[Collected data entries]
template <int BN>
__global__ __launch_bounds__(512, 4) void conv_pw_bx_kernel(const BxArgs p) {
  constexpr int A_STAGE = BXC_BM * 64;
  constexpr int B_STAGE = 3 * BN * BXC_ROWB;
  constexpr int STAGE = A_STAGE + B_STAGE;
  constexpr int NT = BN / 64;
  extern __shared__ __attribute__((aligned(16))) char smem[];
  const sf_conv_desc& d = p.d;
  const int tid = threadIdx.x, lane = tid & 63;
  const int wave = __builtin_amdgcn_readfirstlane(tid >> 6);
  const int wm = wave & 3, wn = wave >> 2;
  const int bid = xcd_remap(blockIdx.x, p.tiles);
  const int tile_m = bid / p.nb_n, tile_n = bid - tile_m * p.nb_n;
  const int m0 = tile_m * BXC_BM, n0 = tile_n * BN;
  const int nsteps = p.nk;

  const int lrow = lane >> 1;
  const unsigned lchunk = (unsigned)((lane & 1) ^ ((lrow >> 4) & 1)) * 16u;
  const bool b_loader = BN == 256 || wave < BN / 32;
  const int bn = n0 + 32 * wave + lrow;
  const unsigned kbytes = (unsigned)p.nk * (unsigned)BXC_ROWB;
  const unsigned b_voff = (unsigned)((b_loader && bn < d.Cout) ? bn : d.Cout) * kbytes + lchunk;
  const __amdgpu_buffer_rsrc_t b_rs = __builtin_amdgcn_make_buffer_rsrc((void*)p.bp, 0, p.b_bytes, 0x00020000);
  const __amdgpu_buffer_rsrc_t x_rs = __builtin_amdgcn_make_buffer_rsrc((void*)p.xf, 0, p.xf_bytes, 0x00020000);
  unsigned a_lvoff[2];
#pragma unroll
  for (int u = 0; u < 2; ++u) {
    const int r = 32 * wave + 16 * u + (lane >> 2);
    const int m = m0 + r;
    const unsigned chunk = (unsigned)((lane & 3) ^ ((r >> 2) & 3));
    a_lvoff[u] = m < p.M ? ((unsigned)m * (unsigned)d.in_cs + (unsigned)d.in_coff) * 4u + chunk * 16u : 0x80000000u;
  }
  auto issue = [&](int step) {
    char* const st = smem + (step % 2) * STAGE;
#pragma unroll
    for (int u = 0; u < 2; ++u)
      __builtin_amdgcn_raw_ptr_buffer_load_lds(x_rs, (lds_void*)(st + wave * 2048 + u * 1024), 16, a_lvoff[u],
                                               (unsigned)step * 64u, 0, 0);
    if (b_loader) {
      char* const sb = st + A_STAGE + wave * 1024;
#pragma unroll
      for (int g = 0; g < 3; ++g)
        __builtin_amdgcn_raw_ptr_buffer_load_lds(b_rs, (lds_void*)(sb + g * (BN * BXC_ROWB)), 16, b_voff,
                                                 (unsigned)step * (unsigned)BXC_ROWB + (unsigned)g * p.b_plane, 0, 0);
    }
  };
  unsigned a_frag[2][2];
#pragma unroll
  for (int i = 0; i < 2; ++i) {
    const int r = wm * 64 + i * 32 + (lane & 31);
#pragma unroll
    for (int q = 0; q < 2; ++q)
      a_frag[i][q] = (unsigned)r * 64u + (unsigned)(((2 * (lane >> 5) + q) ^ ((r >> 2) & 3)) * 16);
  }
  const unsigned frag_lane = (unsigned)(lane & 31) * BXC_ROWB + (unsigned)(((lane >> 5) ^ ((lane >> 4) & 1)) * 16);
  const unsigned b_frag = A_STAGE + (unsigned)(wn * (BN / 2)) * BXC_ROWB + frag_lane;

  f32x16 acc[2][NT];
#pragma unroll
  for (int i = 0; i < 2; ++i)
#pragma unroll
    for (int j = 0; j < NT; ++j)
#pragma unroll
      for (int e = 0; e < 16; ++e) acc[i][j][e] = 0.f;

  if (nsteps > 0) issue(0);
  for (int it = 0; it < nsteps; ++it) {
    asm volatile("s_waitcnt vmcnt(0)" ::: "memory");
    __builtin_amdgcn_s_barrier();
    if (it + 1 < nsteps) issue(it + 1);
    const char* const st = smem + (it % 2) * STAGE;
    u32x4 af[2][3], bf[NT][3];
#pragma unroll
    for (int i = 0; i < 2; ++i) {
      const f32x4 lo = *reinterpret_cast<const f32x4*>(st + a_frag[i][0]);
      const f32x4 hi = *reinterpret_cast<const f32x4*>(st + a_frag[i][1]);
      split_pair(lo[0], lo[1], af[i], 0);
      split_pair(lo[2], lo[3], af[i], 1);
      split_pair(hi[0], hi[1], af[i], 2);
      split_pair(hi[2], hi[3], af[i], 3);
    }
#pragma unroll
    for (int pc = 0; pc < 3; ++pc)
#pragma unroll
      for (int j = 0; j < NT; ++j)
        bf[j][pc] = *reinterpret_cast<const u32x4*>(st + b_frag + pc * (BN * BXC_ROWB) + j * (32 * BXC_ROWB));
#pragma unroll
    for (int i = 0; i < 2; ++i)
#pragma unroll
      for (int j = 0; j < NT; ++j) acc[i][j] = mfma_split(af[i], bf[j], acc[i][j]);
  }

  const int col = lane & 31, rsub = 4 * (lane >> 5);
  const bool want_stats = p.stats != nullptr;
  float* const kred = reinterpret_cast<float*>(smem);
  if (want_stats) __syncthreads();
#pragma unroll
  for (int j = 0; j < NT; ++j) {
    const int cl = wn * (BN / 2) + j * 32 + col;
    const int n = n0 + cl;
    const bool n_ok = n < d.Cout;
    const float sc = (p.scale && n_ok) ? p.scale[n] : 1.f;
    const float bi = (p.bias && n_ok) ? p.bias[n] : 0.f;
#pragma unroll
    for (int i = 0; i < 2; ++i) {
      float r[16];
#pragma unroll
      for (int e = 0; e < 16; ++e) {
        const int m = m0 + wm * 64 + i * 32 + (e & 3) + 8 * (e >> 2) + rsub;
        r[e] = (p.res && m < p.M && n_ok) ? p.res[(long)m * d.res_cs + d.res_coff + n] : 0.f;
      }
#pragma unroll
      for (int e = 0; e < 16; ++e) {
        const int m = m0 + wm * 64 + i * 32 + (e & 3) + 8 * (e >> 2) + rsub;
        const float v = sf_act(acc[i][j][e] * sc + bi + r[e], d.act);
        acc[i][j][e] = v;
        if (m < p.M && n_ok) p.out[(long)m * d.out_cs + d.out_coff + n] = v;
      }
    }
    if (want_stats && wm == 0 && rsub == 0) kred[cl] = acc[0][j][0];
  }
  if (!want_stats) return;
  __syncthreads();
  float* const sred = kred + BN;
#pragma unroll
  for (int j = 0; j < NT; ++j) {
    const int cl = wn * (BN / 2) + j * 32 + col;
    const float k0 = kred[cl];
    float s1 = 0.f, s2 = 0.f;
#pragma unroll
    for (int i = 0; i < 2; ++i)
#pragma unroll
      for (int e = 0; e < 16; ++e) {
        const int m = m0 + wm * 64 + i * 32 + (e & 3) + 8 * (e >> 2) + rsub;
        if (m < p.M) {
          const float dv = acc[i][j][e] - k0;
          s1 += dv;
          s2 += dv * dv;
        }
      }
    s1 += __shfl_xor(s1, 32, 64);
    s2 += __shfl_xor(s2, 32, 64);
    if (rsub == 0) {
      sred[(wm * BN + cl) * 2] = s1;
      sred[(wm * BN + cl) * 2 + 1] = s2;
    }
  }
  __syncthreads();
  if (tid < BN) {
    const int n = n0 + tid;
    if (n < d.Cout) {
      float s1 = 0.f, s2 = 0.f;
#pragma unroll
      for (int w = 0; w < 4; ++w) {
        s1 += sred[(w * BN + tid) * 2];
        s2 += sred[(w * BN + tid) * 2 + 1];
      }
      const int left = p.M - m0;
      const float cnt = (float)(left < BXC_BM ? left : BXC_BM);
      float* const o = p.stats + ((long)tile_m * (d.Cout >> 2) + (n >> 2)) * 16 + (n & 3);
      o[0] = cnt;
      o[4] = kred[tid];
      o[8] = s1;
      o[12] = s2;
    }
  }
}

=== What this task involves ===
Identify the lines in the entries above that contain "kbytes", then copy them out.

=== Exercise solution ===
  const unsigned kbytes = (unsigned)p.nk * (unsigned)BXC_ROWB;
  const unsigned b_voff = (unsigned)((b_loader && bn < d.Cout) ? bn : d.Cout) * kbytes + lchunk;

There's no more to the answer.